I've been working on some bindings from C to rustls, to be used by curl and Apache. I'm interested in feedback on the library design generally: https://github.com/abetterinternet/crustls.
Specifically I have to catch panics and return something (because panics crossing the FFI boundary is UB). For many functions, I return a result enum and can return an error. For functions that are infallible (except for panics), I'm returning default values after recovering from a panic. Is that sensible? Should I make every function fallible in order to account for the possibility of panicking? That seems like bad ergonomics for the users of the library.
Returning some sort of default value or "useless" value is probably the way to go.
For things like rustls_client_config_builder_new I'd return a null pointer. When calling a function which returns a newly allocated object it's common to do a null check to detect OOM, so the caller should already be handling the possibility of failure.
It seems reasonable to return false for rustls_client_session_wants_read and friends.
How much do you want to depend on rustls internals? For a lot of these, you can look at the source code and figure out whether a particular function may panic. For example, rustls_client_session_wants_read will probably just be reading a field on a struct, in which case you know it'll never panic and can skip the catch_unwind altogether.
I know curl is known for its reliability, so you may also want to look into some sort of poisoning mechanism (e.g. by setting a has_panicked flag in catch_unwind and starting functions with if self.has_panicked { /* bail */ }). The idea is if you encounter a panic while calling a method on an object, there is a possibility that some logical invariants have been broken and this may cause logic bugs or trigger further panics later on. By marking the object as poisoned you take the conservative approach and neuter it to prevent any further issues.

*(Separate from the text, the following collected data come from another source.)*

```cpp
double variant_cost(const ConvGemmParams& p, int v) {
  const ConvVariant& cv = conv_variant(v);
  int bk = conv_variant_bk(v);
  int FM = cv.BM / cv.WR / 32, FN = cv.BN / cv.WC / 32;
  const double wps = cv.WR * cv.WC * cv.WK / 4.0;
  double wgs = (double)conv_grid(p, v);
// ... 412 lines not shown
        segs.push_back({0, l.cg.Ktot});
      for (const Seg& sg : segs)
        if (sg.off + (size_t)OC * sg.K > Wv.host.size())
          throw DcError(DC_EINVAL, "launch '" + l.label + "': filter image of " + std::to_string(Wv.host.size()) + " elements is smaller than " +
                                       std::to_string(OC) + " rows of " + std::to_string(sg.K));
      Wv.row_scale.assign(OC, 1.f);
      for (int c = 0; c < OC; ++c) {
        float mx = 0.f;
        for (const Seg& sg : segs) {
          const float* r = Wv.host.data() + sg.off + (size_t)c * sg.K;
          for (int k = 0; k < sg.K; ++k) mx = std::max(mx, std::fabs(r[k]));
        }
        if (!(mx > 0.f) || !std::isfinite(mx)) continue;
        int k = 13 - std::ilogb(mx);
        k = std::max(-60, std::min(60, k));
        if (k == 0) continue;
        const float f = std::ldexp(1.f, k);
        for (const Seg& sg : segs) {
          float* r = Wv.host.data() + sg.off + (size_t)c * sg.K;
          for (int q = 0; q < sg.K; ++q) r[q] *= f;
        }
        Wv.row_scale[c] = std::ldexp(1.f, -k);
      }
    }
    std::shared_ptr<DevVec> rs = l.w;
    char wkey[40];
    std::snprintf(wkey, sizeof wkey, "%p", (void*)l.w.get());
    l.scale = get_vec(std::string("ha:") + wkey + ":" + std::to_string(op.lids.front()) + ":" + std::to_string(op.lids.size()), [&](std::vector<float>& h) {
      h.resize(OC);
      for (int c = 0; c < OC; ++c) h[c] = (float)((op.a.empty() ? 1.0 : op.a[c]) * (double)rs->row_scale[c]);
    });
  };
  const int wino_mode = env_int("DC_WINOGRAD", -1);
  const int stem_mode = env_int("DC_STEM", -1);
  const int stream_mode = env_int("DC_STREAM1X1", -1);
  auto choose_variant = [&](Launch& l, int kgcd) {
    int best = -1;
    double bc = 0;
    const bool mc = l.cg.ncls > 1;
    for (int ci = 0; ci < ncand; ++ci) {
      const int v = cand[ci];
      if (!tile_takes_k(v, kgcd, l.row_tap) || (mc && !conv_variant_multiclass(v))) continue;
      if (force_variant >= 0 && v != force_variant) continue;
      double c = variant_cost(l.cg, v);
      if (best < 0 || c < bc) best = v, bc = c;
    }
    if (best < 0)
      for (int ci = 0; ci < ncand; ++ci) {
        const int v = cand[ci];
        if (!tile_takes_k(v, kgcd, l.row_tap) || (mc && !conv_variant_multiclass(v))) continue;
        double c = variant_cost(l.cg, v);
        if (best < 0 || c < bc) best = v, bc = c;
      }
    if (best < 0) throw DcError(DC_EUNSUP, "launch '" + l.label + "': no tile variant takes K segments of " + std::to_string(kgcd) + " elements");
    l.set_variant(best);
  };
  auto offer_form = [&](Launch& l, int v) {
    if (env_int(conv_form(v)->env, -1) >= 1 && (force_variant < 0 || conv_form(force_variant))) l.set_variant(v);
  };

  const int head_split = env_int("DC_HEAD_SPLIT", 0);
  auto push_split = [&](Launch&& l, int kgcd) {
    const int OC = l.cg.Cout;
    const bool want = head_split == 1;
    const int c0 = OC / 128 * 128;
    if (!want || OC < 256 || c0 == OC || OC - c0 > 64 || force_variant >= 0) {
// ... 104 lines not shown
          const int taps = c.kh * c.kw;
          int cbase = 0;
          for (int ml : members) {
            const float* w = layers[ml].params[0]->st->host_ptr();
            const int cm = layers[ml].conv.num_output;
            for (int co = 0; co < cm; ++co)
              for (int ci = 0; ci < C; ++ci) {
                const float* src = w + ((size_t)co * C + ci) * taps;
                float* dst = h.data() + (size_t)(cbase + co) * g.Ktot + ci;
                for (int tp = 0; tp < taps; ++tp) dst[(size_t)tp * CP] = src[tp];
              }
            cbase += cm;
          }
        });
      }
      g.NB = N;
      g.OH = OHt;
      g.OW = OWt;
      g.M = N * OHt * OWt;
      g.Cout = OC;
      g.y_img_stride = (long)OHt * OWt * OCP;
      g.y_row_stride = OWt * OCP;
      g.y_pix_stride = OCP;
      g.relu = op.relu;
      g.sigmoid_ch = op.sigmoid ? OC : 0;
      affine_vecs(op, l, OC);
      l.flops = 2.0 * g.M * (double)OC * C * c.kh * c.kw;
      plan_flops += l.flops;
      l.w->as_half = dtype == kElemF16;
      l.w->as_bf16 = dtype == kElemBF16;
          half_row_scale(l, op, OC);
      choose_variant(l, kgcd);
      if (!rowtap && wino_mode != 0 && op.wls.empty() && wino_eligible(g) && dtype == kElemF32) {
        l.form_w = get_vec(dkey + "wino:" + std::to_string(op.wl), [&](std::vector<float>& h) {
          h.assign(wino_packed_floats(c.num_output, C), 0.f);
          wino_pack_filters(L.params[0]->st->host_ptr(), c.num_output, C, h.data());
        });
        offer_form(l, wino_mode == 2 ? kWinoVariant16 : kWinoVariant);
      } else if (!rowtap && wino_mode != 0 && op.wls.empty() && dtype == kElemF16 && op.in2 < 0 && wino_half_eligible(g)) {
        std::vector<float> rs_made;
        l.form_w = get_vec(dkey + "wino:" + std::to_string(op.wl), [&](std::vector<float>& h) {
          h.assign(wino_half_packed_elems(c.num_output, C), 0.f);
          rs_made.assign(c.num_output, 1.f);
          wino_half_pack_filters(L.params[0]->st->host_ptr(), c.num_output, C, half_rowscale, h.data(), rs_made.data());
        });
        if (!rs_made.empty()) l.form_w->row_scale = std::move(rs_made);
        l.form_w->as_half = true;
        std::shared_ptr<DevVec> ws = l.form_w;
        char wkey[40];
        std::snprintf(wkey, sizeof wkey, "%p", (void*)ws.get());
        l.form_scale = get_vec(std::string("hwa:") + wkey + ":" + std::to_string(op.lids.front()) + ":" + std::to_string(op.lids.size()), [&](std::vector<float>& h) {
          h.resize(OC);
          for (int q = 0; q < OC; ++q) h[q] = (float)((op.a.empty() ? 1.0 : op.a[q]) * 4.0 * (double)(ws->row_scale.empty() ? 1.f : ws->row_scale[q]));
        });
        offer_form(l, kWinoHalf);
      } else if (!rowtap && stream_mode != 0 && op.wls.empty() && dtype == kElemF16 && g.klen == C && g.Ktot == C && stream1x1_eligible(g)) {
        std::shared_ptr<DevVec> direct = l.w;
        l.form_w = get_vec(dkey + "ws:" + std::to_string(op.wl), [&](std::vector<float>& h) {
          const float* src = L.params[0]->st->host_ptr();
          std::vector<float> scaled((size_t)OC * C);
          for (int co = 0; co < OC; ++co) {
            const float f = direct->row_scale.empty() ? 1.f : 1.f / direct->row_scale[co];
            for (int k = 0; k < C; ++k) scaled[(size_t)co * C + k] = src[(size_t)co * C + k] * f;
          }
          h.assign(stream1x1_packed_elems(OC, C), 0.f);
          stream1x1_pack_filters(scaled.data(), OC, C, h.data());
// ... 338 lines not shown
```

deepcut-cnn_amd/python/caffe/__init__.py:

```python
from .pycaffe import Net, NetGroup, Comm, Blob, Layer, choose_streams, pinned_empty, lpt_schedule, set_mode_cpu, set_mode_gpu, set_device, device_count, canvas_size, check_boxes, member_canvas, conv_variants, conv_variants_bf16, wino_half_pack, stream1x1_pack, stream1x1f_pack, stem7x7_pack, lib_path
from .pycaffe import TRAIN, TEST, DeepcutError
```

For example, imagine you have a Vec<T> that must be sorted, and when adding a new element you append it then calling sort()... if a comparison panics midway through the sort() call, the next time you try to use it you'll find an unsorted list when you expect it to be sorted.
I think any instance in which you can get Rustls to panic would be considered a bug in Rustls and would be fixed promptly once reported. Maybe there are some situations where misuse of the Rustls API (programming mistakes within crustls) might cause panics, but even then I wouldn't be surprised if Rustls would consider those panics to be bugs.
So, basically, the problem you are worried about "should" never happen, and IMO it would be better to spend effort ensuring it never happens within Rustls than to worry about what to do when it happens.
I know that the policy for untrusted, webpki, and ring, dependencies of Rustls, is to never panic.
If Rustls can guarantee that it will never panic, then it would nicely side-step the problem. @jsha will probably be fuzzing the bindings quite thoroughly anyway, so that would give Curl more confidence in Rustls.
This is a good point, @briansmith. I am indeed assuming it's the policy of rustls to never panic. But I think it's worth covering the possibility of a bug, given the cost is fairly low. And the consequences of failing to catch the unwind would be UB.
Also, to meet curl's needs, I need to prevent aborts on OOM. My understanding is that one planned way to avoid aborting on OOM is to turn OOMs into unwind (though I still need to do some more research there).
I'm fine depending on knowledge of rustls internals. I'm a little dubious that I can prove to myself from the source code that it will never panic, but I am very open to learning that it's more tractable that I thought.
There are also a handful of unwrap() throughout the code. I checked out a few and they all seem truly infallible (e.g. time::SystemTime::now().duration_since(time::UNIX_EPOCH).unwrap()), but some require nonlocal reasoning to confirm that.
The ring randomness API avoid panicking/aborting on failure, and since it is often/usually implemented in terms of fallible operating system APIs, it returns a Result that has to be handled. I do think this is a bug in Rustls, and I think it is worth a PR to fix. (I believe the Rustls thinking is similar to the Google thinking. In BoringSSL and Fucshia, the process will be aborted on CSRNG failure.)
Somebody should just make some PRs to Rustls change the unwraps to more conservative error handling.
I agree with the idea of wanting to be conservative about catching aborts before they cross the FFI boundary. However, you should also then audit all your dependencies to ensure they are actually unwind-safe, and be conservative in your usage of your dependencies to minimize the extent to which you require them to be unwind-safe. For example, if you were to catch a panic in your C FFI layer around Rustls, I would try to throw away as much Rustls-related state (sessions, connections, etc.) as possible.